## Problem details
From the data that follows, copy every line with the string "right".

(Source material)

template <class T, class Op>
__device__ inline T block_reduce(T v, Op op, T* s_tmp ) {
  for (int d = 32; d >= 1; d >>= 1) v = op(v, __shfl_xor(v, d));
  __syncthreads();
  if (lane_id() == 0) s_tmp[threadIdx.x >> 6] = v;
  __syncthreads();
  T r = s_tmp[0];
  for (int w = 1; w < (int)(blockDim.x >> 6); ++w) r = op(r, s_tmp[w]);
  __syncthreads();
  return r;
}
__device__ inline int block_exscan(int v, int* s_tmp , int* total) {
  const int incl = wave_incl_scan(v);
  __syncthreads();
// ... 661 lines not shown
template <typename TS> struct CandRun16;
template <> struct CandRun16<uint8_t> {
  uint32_t w[4];
  __device__ inline void clear() { w[0] = w[1] = w[2] = w[3] = 0u; }
  __device__ inline void load(const uint8_t* p) { const WalkBytes16 b = *reinterpret_cast<const WalkBytes16*>(p); w[0] = b.w[0]; w[1] = b.w[1]; w[2] = b.w[2]; w[3] = b.w[3]; }
  __device__ inline void put(int k, int x) { w[k >> 2] |= (uint32_t)x << (8 * (k & 3)); }
  __device__ inline int get(int k) const { return (int)((w[k >> 2] >> (8 * (k & 3))) & 0xffu); }
  __device__ inline long long sum() const {
    unsigned s = 0;
#pragma unroll
    for (int q = 0; q < 4; ++q) s = __builtin_amdgcn_sad_u8(w[q], 0u, s);
    return (long long)s;
  }
};
template <> struct CandRun16<int32_t> {
  int v[16];
  __device__ inline void clear() {
#pragma unroll
    for (int k = 0; k < 16; ++k) v[k] = 0;
  }
  __device__ inline void load(const int32_t* p) {
#pragma unroll
    for (int q = 0; q < 4; ++q) { const WalkInts4 b = *reinterpret_cast<const WalkInts4*>(p + 4 * q); v[4 * q] = b.x; v[4 * q + 1] = b.y; v[4 * q + 2] = b.z; v[4 * q + 3] = b.w; }
  }
  __device__ inline void put(int k, int x) { v[k] = x; }
  __device__ inline int get(int k) const { return v[k]; }
  __device__ inline long long sum() const {
    long long s = 0;
#pragma unroll
    for (int k = 0; k < 16; ++k) s += v[k];
    return s;
  }
};
template <typename TS>
__device__ inline void cand_load16(const CandJob& J, const CandGeom& g, const TS* __restrict__ left, const TS* __restrict__ right,
                                   int i0, int lim, CandRun16<TS>& r) {
  if (!g.thin && i0 + 16 <= lim && (i0 + 16 <= g.used0 || i0 >= g.used0)) {
    r.load(i0 < g.used0 ? left + (J.top + 1 - g.used0 + i0) : right + (i0 - g.used0));
  } else {
    r.clear();
#pragma unroll
    for (int k = 0; k < 16; ++k) if (i0 + k < lim) r.put(k, cand_value(J, g, left, right, i0 + k));
  }
}

__device__ inline int cand_sum_chunks(const CandGeom& g) {
  const long long fit = 4ll * g.nref / g.width;
  return fit < kCandChunks ? (int)fit : kCandChunks;
}
__device__ inline int cand_sum_chunk_len(int nwin, int chunks) { return (((nwin + chunks - 1) / chunks) + 3) & ~3; }
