__global__ void __launch_bounds__(kLabelThreads, 3) k_label_local(Ctx c, int round) {
  __shared__ int Ls[kChunkPx];
  __shared__ unsigned Mw[kChunkPx / 32 + 2];
  __shared__ unsigned Sw[kChunkPx / 32];
  __shared__ unsigned Gw[kChunkPx / 32];
  __shared__ unsigned Bw[kChunkPx / 32];
  __shared__ int s_fg, s_nroot;
  const View v = view_of(c, blockIdx.x);
  WinState& st = c.st[v.w];
  PASS_CLOCK_BEGIN();
  if (round >= 1 && round <= 3 && round - 1 < st.nproc) apply_merges(c, v, blockIdx.x, round - 1, Sw);
  if (round < 4 && round >= st.nproc) return;
  PASS_CLOCK(0);
  for (int i = threadIdx.x; i < kChunkPx / 32 + 2; i += kLabelThreads) Mw[i] = 0u;
  if (threadIdx.x == 0) { s_fg = 0; s_nroot = 0; }
  __syncthreads();
  uint16_t* lab = c.lab + v.win.off + v.i0;
  uint16_t* roots = c.roots + v.win.off + v.i0;
  int* P = c.P + v.win.off;
  int* acc = c.acc + 4 * v.win.off;
  const int n = v.rw * v.rh;
  int* area = acc; int* gain = acc + n; int* loss = acc + 2 * n; int* maxi = acc + 3 * n;
  const DivW dv = make_div(v.rw, kChunkPx + 1);
  {
    const Source src = source_of(c, st, v, round);
    const unsigned* mgw = c.merged + v.woff;
    const unsigned* pdw = c.pred + v.woff;
    for (int hw = threadIdx.x; hw * 16 < v.cnt; hw += kLabelThreads) {
      const int w = hw >> 1;
      const unsigned M = (src.words[w] ^ src.flip) & tail_mask(w, v.cnt);
      int yl, x0;
      divmod(w * 32, dv, yl, x0);
      const unsigned S = M & (~(M << 1) | row_start_bits(x0, v.rw));
      if (!(hw & 1)) {
        const unsigned un = M & ~mgw[w], pd = pdw[w];
        Mw[w] = M; Sw[w] = S; Gw[w] = un & pd; Bw[w] = un & ~pd;
      }
      for (unsigned f = S & ((hw & 1) ? 0xffff0000u : 0x0000ffffu); f; f &= f - 1u) {
        const int k = w * 32 + __ffs(f) - 1;
        Ls[k] = k;
      }
    }
  }
  __syncthreads();
  PASS_CLOCK(1);
  auto start_of = [&](int pos) -> int {
    return (pos & ~31) + 31 - __clz(Sw[pos >> 5] & (0xffffffffu >> (31 - (pos & 31))));
  };
  auto bits_at = [&](int pos) -> unsigned {
    if (pos <= -32) return 0u;
    if (pos < 0) return Mw[0] << (-pos);
    const int w = pos >> 5, sft = pos & 31;
    return __funnelshift_r(Mw[w], Mw[w + 1], sft);
  };
  for (int hw = threadIdx.x; hw * 16 < v.cnt; hw += kLabelThreads) {
    const int w = hw >> 1;
    const unsigned half = (hw & 1) ? 0xffff0000u : 0x0000ffffu;
    const unsigned cur = Mw[w];
    if (!(cur & half)) continue;
    const int k0 = w * 32;
    int yl, x0;
    divmod(k0, dv, yl, x0);
    const unsigned rs = row_start_bits(x0, v.rw);
    int xe = x0 + 32;
    if (xe >= v.rw) xe %= v.rw;
    const unsigned re = (rs >> 1) | (xe == 0 ? 0x80000000u : 0u);
    const unsigned lft = bits_at(k0 - 1);
    if (!(hw & 1) && (cur & 1u) && !(rs & 1u) && (lft & 1u)) suf_union(Ls, k0, start_of(k0 - 1));
    if (k0 + 32 <= v.rw) continue;
    const unsigned vup = (k0 >= v.rw ? 0xffffffffu : (0xffffffffu << (v.rw - k0))) & half;
    const unsigned up = bits_at(k0 - v.rw), upl = bits_at(k0 - v.rw - 1), upr = bits_at(k0 - v.rw + 1);
    unsigned f = cur & up & vup & (rs | ~lft | ~upl);
    while (f) {
      const int j = __ffs(f) - 1;
      f &= f - 1u;
      suf_union(Ls, start_of(k0 + j), start_of(k0 + j - v.rw));
    }
    const unsigned nb = cur & ~up & vup;
    f = nb & upl & ~rs;
    while (f) {
      const int j = __ffs(f) - 1;
      f &= f - 1u;
      suf_union(Ls, start_of(k0 + j), start_of(k0 + j - v.rw - 1));
    }
    f = nb & upr & ~re;
    while (f) {
      const int j = __ffs(f) - 1;
      f &= f - 1u;
      suf_union(Ls, start_of(k0 + j), start_of(k0 + j - v.rw + 1));
    }
  }
  __syncthreads();
  PASS_CLOCK(3);
  int fgc = 0;
  for (int hw = threadIdx.x; hw * 16 < v.cnt; hw += kLabelThreads) {
    const unsigned half = (hw & 1) ? 0xffff0000u : 0x0000ffffu;
    unsigned f = Sw[hw >> 1] & half;
    fgc += __popc(Mw[hw >> 1] & half);
    const int k0 = (hw >> 1) * 32;
    while (f) {
      const int s0 = k0 + __ffs(f) - 1;
      f &= f - 1u;
      const int r = suf_find(Ls, s0);
      if (r != s0) {
        atomicMin(&Ls[s0], r);
      } else {
        const int gi = v.i0 + s0;
        area[gi] = 0; gain[gi] = 0; loss[gi] = 0; maxi[gi] = -1;
        P[gi] = gi;
        roots[atomicAdd(&s_nroot, 1)] = uint16_t(s0);
      }
    }
  }
  if (round == 4) {
    for (int o = 16; o > 0; o >>= 1) fgc += __shfl_down_sync(0xffffffffu, fgc, o);
    if ((threadIdx.x & 31) == 0 && fgc) atomicAdd(&s_fg, fgc);
  }
  __syncthreads();
  if (threadIdx.x == 0) {
    c.nroots[blockIdx.x] = s_nroot;
    const int a0 = v.cnt - s_fg;
    if (round == 4 && a0) atomicAdd(&st.area0, a0);
  }
  PASS_CLOCK(4);
  for (int k = threadIdx.x; k < v.cnt; k += kLabelThreads)
    lab[k] = ((Mw[k >> 5] >> (k & 31)) & 1u) ? uint16_t(Ls[start_of(k)]) : kNoLabel;
  PASS_CLOCK(5);
  for (int hw = threadIdx.x; hw * 16 < v.cnt; hw += kLabelThreads) {
    const int w = hw >> 1;
    const unsigned M = Mw[w], S = Sw[w];
    unsigned f = S & ((hw & 1) ? 0xffff0000u : 0x0000ffffu);
    if (!f) continue;
    const unsigned G = Gw[w], B = Bw[w];
    const int k0 = w * 32;
    while (f) {
      const int sbit = __ffs(f) - 1;
      f &= f - 1u;
      const int e = run_end(M, S, sbit);
      const unsigned rm = span_bits(sbit, e);
      const int gi = v.i0 + Ls[k0 + sbit];
      atomicAdd(&area[gi], __popc(rm));
      atomicMax(&maxi[gi], v.i0 + k0 + e);
      const int g_ = __popc(rm & G), l_ = __popc(rm & B);
      if (g_) atomicAdd(&gain[gi], g_);
      if (l_) atomicAdd(&loss[gi], l_);
    }
  }
  PASS_CLOCK(6);
}
constexpr int kBorderThreads = 256;
__global__ void __launch_bounds__(kBorderThreads) k_union_border(Ctx c, int round) {
  const View v = view_of(c, blockIdx.x);
  if (round < 4 && round >= c.st[v.w].nproc) return;
  if (v.i0 == 0) return;
  const uint16_t* lab = c.lab + v.win.off;
  int* P = c.P + v.win.off;
  auto root_at = [&](int y, int x) { const int i = y * v.rw + x; return chunk_start(y, x, v.rw) + lab[i]; };
  const int y = v.y0;
  if (v.x0 > 0 && threadIdx.x == 0 && lab[v.i0] != kNoLabel && lab[v.i0 - 1] != kNoLabel)
    uf_union(P, v.i0 + lab[v.i0], root_at(y, v.x0 - 1));
  if (y == 0) return;
  for (int k = threadIdx.x; k < v.cols; k += int(blockDim.x)) {
    const int i = v.i0 + k, x = v.x0 + k;
    if (lab[i] == kNoLabel) continue;
    const int up = i - v.rw;
    const int r = v.i0 + lab[i];
    if (lab[up] != kNoLabel) {
      const bool first = x == 0 || lab[i - 1] == kNoLabel || lab[up - 1] == kNoLabel;
      if (first) uf_union(P, r, root_at(y - 1, x));
    } else {
      if (x > 0 && lab[up - 1] != kNoLabel) uf_union(P, r, root_at(y - 1, x - 1));
      if (x + 1 < v.rw && lab[up + 1] != kNoLabel) uf_union(P, r, root_at(y - 1, x + 1));
    }
  }
}
__global__ void __launch_bounds__(kThreads) k_flat1(Ctx c, int round) {
  const View v = view_of(c, blockIdx.x);
  if (round < 4 && round >= c.st[v.w].nproc) return;
  const uint16_t* roots = c.roots + v.win.off + v.i0;
  const int nr = c.nroots[blockIdx.x];
  int* P = c.P + v.win.off;
  int* acc = c.acc + 4 * v.win.off;
  const int n = v.rw * v.rh;
  int* area = acc; int* gain = acc + n; int* loss = acc + 2 * n; int* maxi = acc + 3 * n;
  for (int j = threadIdx.x; j < nr; j += kThreads) {
    const int cr = v.i0 + roots[j];
    const int g = uf_find_compress(P, cr);
    if (g != cr) {
      atomicAdd(&area[g], area[cr]);
      atomicMax(&maxi[g], maxi[cr]);
      const int g_ = gain[cr], l_ = loss[cr];
      if (g_) atomicAdd(&gain[g], g_);
      if (l_) atomicAdd(&loss[g], l_);
    }
  }
}
__global__ void __launch_bounds__(kThreads) k_top_a(Ctx c) {
  const View v = view_of(c, blockIdx.x);
  WinState& st = c.st[v.w];
  const int* P = c.P + v.win.off;
  const int* area = c.acc + 4 * v.win.off;
  const uint16_t* roots = c.roots + v.win.off + v.i0;
  const int nr = c.nroots[blockIdx.x];
  int m = -1;
  for (int j = threadIdx.x; j < nr; j += kThreads) {
    const int i = v.i0 + roots[j];
    if (P[i] == i) m = max(m, area[i]);
  }
  if (v.i0 == 0 && threadIdx.x == 0) m = max(m, st.area0);
  for (int o = 16; o > 0; o >>= 1) m = max(m, __shfl_down_sync(0xffffffffu, m, o));
  if ((threadIdx.x & 31) == 0 && m >= 0) atomicMax(&st.max1, m);
}
__global__ void __launch_bounds__(kThreads) k_top_b(Ctx c) {
  const View v = view_of(c, blockIdx.x);
  WinState& st = c.st[v.w];
  const int* P = c.P + v.win.off;
  const int* area = c.acc + 4 * v.win.off;
  const uint16_t* roots = c.roots + v.win.off + v.i0;
  const int nr = c.nroots[blockIdx.x];
  const int m1 = st.max1;
  int m2 = -1, c1 = 0;
  auto push = [&](int a) { if (a == m1) ++c1; else m2 = max(m2, a); };
  for (int j = threadIdx.x; j < nr; j += kThreads) {
    const int i = v.i0 + roots[j];
    if (P[i] == i) push(area[i]);
  }
  if (v.i0 == 0 && threadIdx.x == 0) push(st.area0);
  for (int o = 16; o > 0; o >>= 1) {
    m2 = max(m2, __shfl_down_sync(0xffffffffu, m2, o));
    c1 += __shfl_down_sync(0xffffffffu, c1, o);
  }
  if ((threadIdx.x & 31) == 0) {
    if (c1) atomicAdd(&st.cnt1, c1);
    if (m2 >= 0) atomicMax(&st.max2, m2);
  }
}
__global__ void __launch_bounds__(kThreads) k_decide_roots(Ctx c, int round) {
  const View v = view_of(c, blockIdx.x);
  const WinState& st = c.st[v.w];
  if (round < 4 && round >= st.nproc) return;
  const int* P = c.P + v.win.off;
  const int* acc = c.acc + 4 * v.win.off;
  const int n = v.rw * v.rh;
  const int* area = acc; const int* gain = acc + n; const int* loss = acc + 2 * n; const int* maxi = acc + 3 * n;
  const int second = st.cnt1 >= 2 ? st.max1 : st.max2;
  const int thresh = second >= 0 ? second : st.max1;
  uint16_t* roots = c.roots + v.win.off + v.i0;
  const int nr = c.nroots[blockIdx.x];
  for (int j = threadIdx.x; j < nr; j += kThreads) {
    const int cl = roots[j];
    const int g = P[v.i0 + cl];
    const int a = area[g];
    bool ok;
    if (round < 4) {
      const int mx = maxi[g];
      ok = !(a == 1 || (a == 2 && (mx == g + 1 || mx == g + v.rw)));
    } else {
      ok = a < thresh;
    }
    if (ok && gain[g] > loss[g]) roots[j] = uint16_t(cl | kMergeBit);
  }
}
__global__ void __launch_bounds__(kThreads) k_merge(Ctx c, int round) {
  __shared__ unsigned dec[kChunkPx / 32];
  const View v = view_of(c, blockIdx.x);
  if (round >= c.st[v.w].nproc) return;
  apply_merges(c, v, blockIdx.x, round, dec);
}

(End Source material)

## Task solution
__device__ inline void cand_load16(const CandJob& J, const CandGeom& g, const TS* __restrict__ left, const TS* __restrict__ right,
    r.load(i0 < g.used0 ? left + (J.top + 1 - g.used0 + i0) : right + (i0 - g.used0));
    for (int k = 0; k < 16; ++k) if (i0 + k < lim) r.put(k, cand_value(J, g, left, right, i0 + k));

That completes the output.